Michael Bloomberg has good reason to take pride in the leadership role he took in his public policy stances on tobacco and fast food consumption, as well as his advocacy of bicycle lanes. These measures stand to improve the health of all New Yorkers, regardless (more or less) of socioeconomic status. The next mayor of NYC will be confronted with a different set of public health needs from those which confronted Michael Bloomberg over a decade ago. Among those will be housing and energy insecurity. Naturally, job creation must be added as well. Also, given (optimistically) the probable decline of mass incarceration and the national War on Drugs, a future challenge will be coordination with state and national government to provide re-entry and drug abuse services for those who otherwise, under the current system, would simply be remanded to criminal justice.
He created a meritocracy in health policy—I’ve served on several mayoral committees for American College of Obstetrics/Gynecology, and the sense was that he hired people based on their talents. He had good people attempting to do good things. Tom Frieden is a good guy, and they are willing to take on obesity, smoking, and bike lanes. He was willing to fight the fight.
I think that while it always seems more heroic to create new programs, editing back is also useful to ensure that policies are efficient and coherent.
For example, there have been multiple efforts underway to support healthy food access throughout NYC, including green carts and the FRESH initiative. Yet in some cases, the supermarkets incentivized through the FRESH initiative may compete with green carts, such that the joint effect of these separate efforts is less than would be anticipated based on examining one or the other. Further, when editing back programs in the current financial environment, I think it will make sense to prioritize health promotion efforts that are cost-neutral or revenue generating, as well as those that have potential to reduce rather than exacerbate health disparities.
[Michael Bloomberg’s public health legacy as mayor was]
Process: Increased public responsibility for personal habits
Outcomes: reduced mortality rate, reduction in weight, and stabilization of diabetes rates
I think that Michael Bloomberg used his position as mayor as an opportunity to create lasting structural changes to promote the health of New Yorkers. Stemming from his willingness to proactively address public health issues beyond what is usually within the city government’s responsibility, I see him as an innovator in public health policy and a quintessential role model for other mayors.
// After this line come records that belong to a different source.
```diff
+            const uint32_t ux = bit_select(b2, bit_select(b1, grp[3].x, grp[2].x), bit_select(b1, grp[1].x, grp[0].x));
+            const uint32_t uy = bit_select(b2, bit_select(b1, grp[3].y, grp[2].y), bit_select(b1, grp[1].y, grp[0].y));
+            const uint32_t uz = bit_select(b2, bit_select(b1, grp[3].z, grp[2].z), bit_select(b1, grp[1].z, grp[0].z));
+            const uint32_t uw = bit_select(b2, bit_select(b1, grp[3].w, grp[2].w), bit_select(b1, grp[1].w, grp[0].w));
+            x = own & bit_select(b0, uz, ux);
+            z = own & bit_select(b0, uw, uy);
+            x |= qm_pair_swap(x); z |= qm_pair_swap(z);
+        };
+        uint32_t x0, z0, x1, z1;
+        pick(gate_bit_mask(ops, 0u), gate_bit_mask(ops, 1u), gate_bit_mask(ops, 2u), w0, x0, z0);
+        pick(gate_bit_mask(ops, 5u), gate_bit_mask(ops, 6u), gate_bit_mask(ops, 7u), w1, x1, z1);
+        auto mix = [&](uint32_t k) -> uint32_t {
+            return xor_and(xor_and(xor_and(mm[4 * k] & x0, mm[4 * k + 1], z0), mm[4 * k + 2], x1), mm[4 * k + 3], z1);
+        };
+        nx0 = mix(0); nz0 = mix(1); nx1 = mix(2); nz1 = mix(3);
+        const uint32_t lv = (uint32_t)live;
+        const uint32_t hot0 = (w0 & lv) << (q0 & 7u), hot1 = (w1 & lv) << (q1 & 7u);
+#pragma unroll
+        for (uint32_t j = 0; j < 8; ++j) {
+            const uint32_t e0 = gate_bit_mask(hot0, j), e1 = gate_bit_mask(hot1, j);
+            xs[j] = bit_select(e0, nx0, bit_select(e1, nx1, xs[j]));
+            zs[j] = bit_select(e0, nz0, bit_select(e1, nz1, zs[j]));
+        }
+        dirty = hot0 | hot1;
+    } else {
+        const bool own0 = (q0 >> 3) == h, own1 = (q1 >> 3) == h;
+        uint32_t x0 = own0 ? tree_select<8>(xs, q0 & 7u) : 0u, z0 = own0 ? tree_select<8>(zs, q0 & 7u) : 0u;
+        uint32_t x1 = own1 ? tree_select<8>(xs, q1 & 7u) : 0u, z1 = own1 ? tree_select<8>(zs, q1 & 7u) : 0u;
+        x0 |= qm_pair_swap(x0); z0 |= qm_pair_swap(z0);
+        x1 |= qm_pair_swap(x1); z1 |= qm_pair_swap(z1);
+        auto mix = [&](uint32_t k) -> uint32_t {
+            const uint32_t b = m >> (4 * k);
+            return ((0u - (b & 1u)) & x0) ^ ((0u - ((b >> 1) & 1u)) & z0) ^ ((0u - ((b >> 2) & 1u)) & x1) ^ ((0u - ((b >> 3) & 1u)) & z1);
+        };
+        nx0 = mix(0); nz0 = mix(1); nx1 = mix(2); nz1 = mix(3);
+        if (live) {
+#pragma unroll
+            for (int j = 0; j < 8; ++j) {
+                const bool h1 = own1 && (q1 & 7u) == (uint32_t)j, h0 = own0 && (q0 & 7u) == (uint32_t)j;
+                uint32_t vx = xs[j], vz = zs[j];
+                vx = h1 ? nx1 : vx; vz = h1 ? nz1 : vz;
+                vx = h0 ? nx0 : vx; vz = h0 ? nz0 : vz;
+                xs[j] = vx; zs[j] = vz;
+            }
+            if (own0) dirty |= 1u << ((q0 & 7u) >> 1);
+            if (own1) dirty |= 1u << ((q1 & 7u) >> 1);
+        }
+    }
+
+    if (FEAT && (f.flags & F_TRACK) && h == 0) {
+        if ((uint32_t)(sol_n + sol_b) < a.sol_cap) {
+            const bool inv_frame = iflags & QM_FLAG_INVERTED;
+            sol_at(a, env, (uint32_t)(sol_n + sol_b)) = sol_word_framed(act, inv_frame);
+            if (inv_frame) ++sol_b;
+            else ++sol_n;
+        } else {
+            fault |= 8u;
+        }
+    }
+    depth = depth > 0 ? depth - 1 : 0;
+
+    if (coin & 1u) {
+        if (iflags & QM_FLAG_SYMPLECTIC) {
+            uint32_t w[16];
+            const uint32_t xm = N >= 16 ? 0xFFFFu : ((1u << N) - 1u);
+#pragma unroll
+            for (int j = 0; j < 8; ++j) {
+                w[j] = xs[j];
+                w[8 + j] = zs[j];
+            }
+            if (N < 16) {
+#pragma unroll
+                for (int i = 0; i < 16; ++i) w[i] = (w[i] & xm) | (((w[i] >> N) & xm) << 16);
+            }
+#pragma unroll
+            for (int st = 0; st < 3; ++st) {
+                const int d = 4 >> st;
+                uint32_t mlo = st == 0 ? 0x0F0F0F0Fu : st == 1 ? 0x33333333u : 0x55555555u;
+                if constexpr (NEW_INV) asm volatile("" : "+s"(mlo));
+#pragma unroll
+                for (int i = 0; i < 16; ++i) {
+                    if ((i & d) == 0) {
+                        if constexpr (NEW_INV) {
+                            inv2_butterfly(w[i], w[i + d], (uint32_t)d, mlo);
+                        } else {
+                            const uint32_t lo = w[i], hi = w[i + d];
+                            w[i] = (lo & mlo) | ((hi & mlo) << d);
+                            w[i + d] = ((lo >> d) & mlo) | (hi & ~mlo);
+                        }
+                    }
+                }
+            }
+            const uint32_t sel8 = h ? 0x03070105u : 0x06020400u;
+#pragma unroll
+            for (int i = 0; i < 16; ++i) w[i] = __builtin_amdgcn_perm(qm_pair_swap(w[i]), w[i], sel8);
+#pragma unroll
+            for (int j = 0; j < 8; ++j) {
+                const uint32_t lo = w[j], hi = w[8 + j];
+                w[j] = __builtin_amdgcn_perm(hi, lo, 0x03020706u);
+                w[8 + j] = __builtin_amdgcn_perm(hi, lo, 0x01000504u);
+            }
+            if (N < 16) {
+#pragma unroll
+                for (int i = 0; i < 16; ++i) w[i] = (w[i] & xm) | (((w[i] >> 16) & xm) << N);
+            }
+#pragma unroll
+            for (int j = 0; j < 8; ++j) {
+                xs[j] = w[j];
+                zs[j] = w[8 + j];
+            }
+            iflags ^= QM_FLAG_INVERTED;
+            dirty = ALL_DIRTY;
+        } else {
+            fault |= QG_FAULT_BAD_STATE;
+        }
+    }
+
+    uint32_t diff = 0;
+#pragma unroll
+    for (int j = 0; j < 8; ++j) {
+        const uint32_t q = 8u * h + (uint32_t)j;
+        const bool real = q < N;
+        diff |= xs[j] ^ (real ? 1u << q : 0u);
+        diff |= zs[j] ^ (real ? (1u << N) << q : 0u);
+    }
+    diff |= qm_pair_swap(diff);
+    const bool solved = diff == 0;
+    const float achieved = solved ? 1.0f : 0.0f;
+    const float reward = achieved - penalty;
+
+#pragma unroll
+    for (int k = 0; k < 4; ++k)
+        if (group_dirty(k) && k < G && (h == 0 || k + 4 < G))
+            tile[(uint32_t)(4 * h + k) * 64u] = make_uint4(xs[2 * k], zs[2 * k], xs[2 * k + 1], zs[2 * k + 1]);
+    const bool fin = depth == 0 || solved;
+    if (h == 0) {
+        if (a.rewards_seq) a.rewards_seq[env] = reward;
+        if (a.dones_seq) a.dones_seq[env] = (uint8_t)fin;
+        f.depth[env] = depth;
+        if constexpr (NEW_FRONT) {
+            global_store(out_reward, reward);
+            global_store(out_done, (uint8_t)fin);
+            global_store(out_success, (uint8_t)solved);
+        } else {
+            a.reward[env] = reward;
+            a.done[env] = (uint8_t)fin;
+            a.success[env] = (uint8_t)solved;
+        }
+        if (FEAT && (f.flags & F_TRACK)) {
+            a.sol_len[env * 2] = sol_n;
+            a.sol_len[env * 2 + 1] = sol_b;
+        }
+        f.inverted[env] = (uint8_t)iflags;
+        if (fault) atomicOr(&a.error[env], fault);
+    }
+    return fin;
+}
+
+}
```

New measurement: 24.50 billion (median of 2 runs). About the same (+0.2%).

In a world that is becoming increasingly cautious about the overall health of populations, Mayor Bloomberg significantly contributed to improve the lives of New York City residents. He focused on important issues, some of which were controversial, and should be remembered for re-imagining public health in New York City.
Though challenging, additional effort should be placed on dissolving the image of administration versus community.
Many of Bloomberg’s policies ignited controversy in the city, but I think he was influential in establishing New York as a city ready to challenge the public health injustices of our society.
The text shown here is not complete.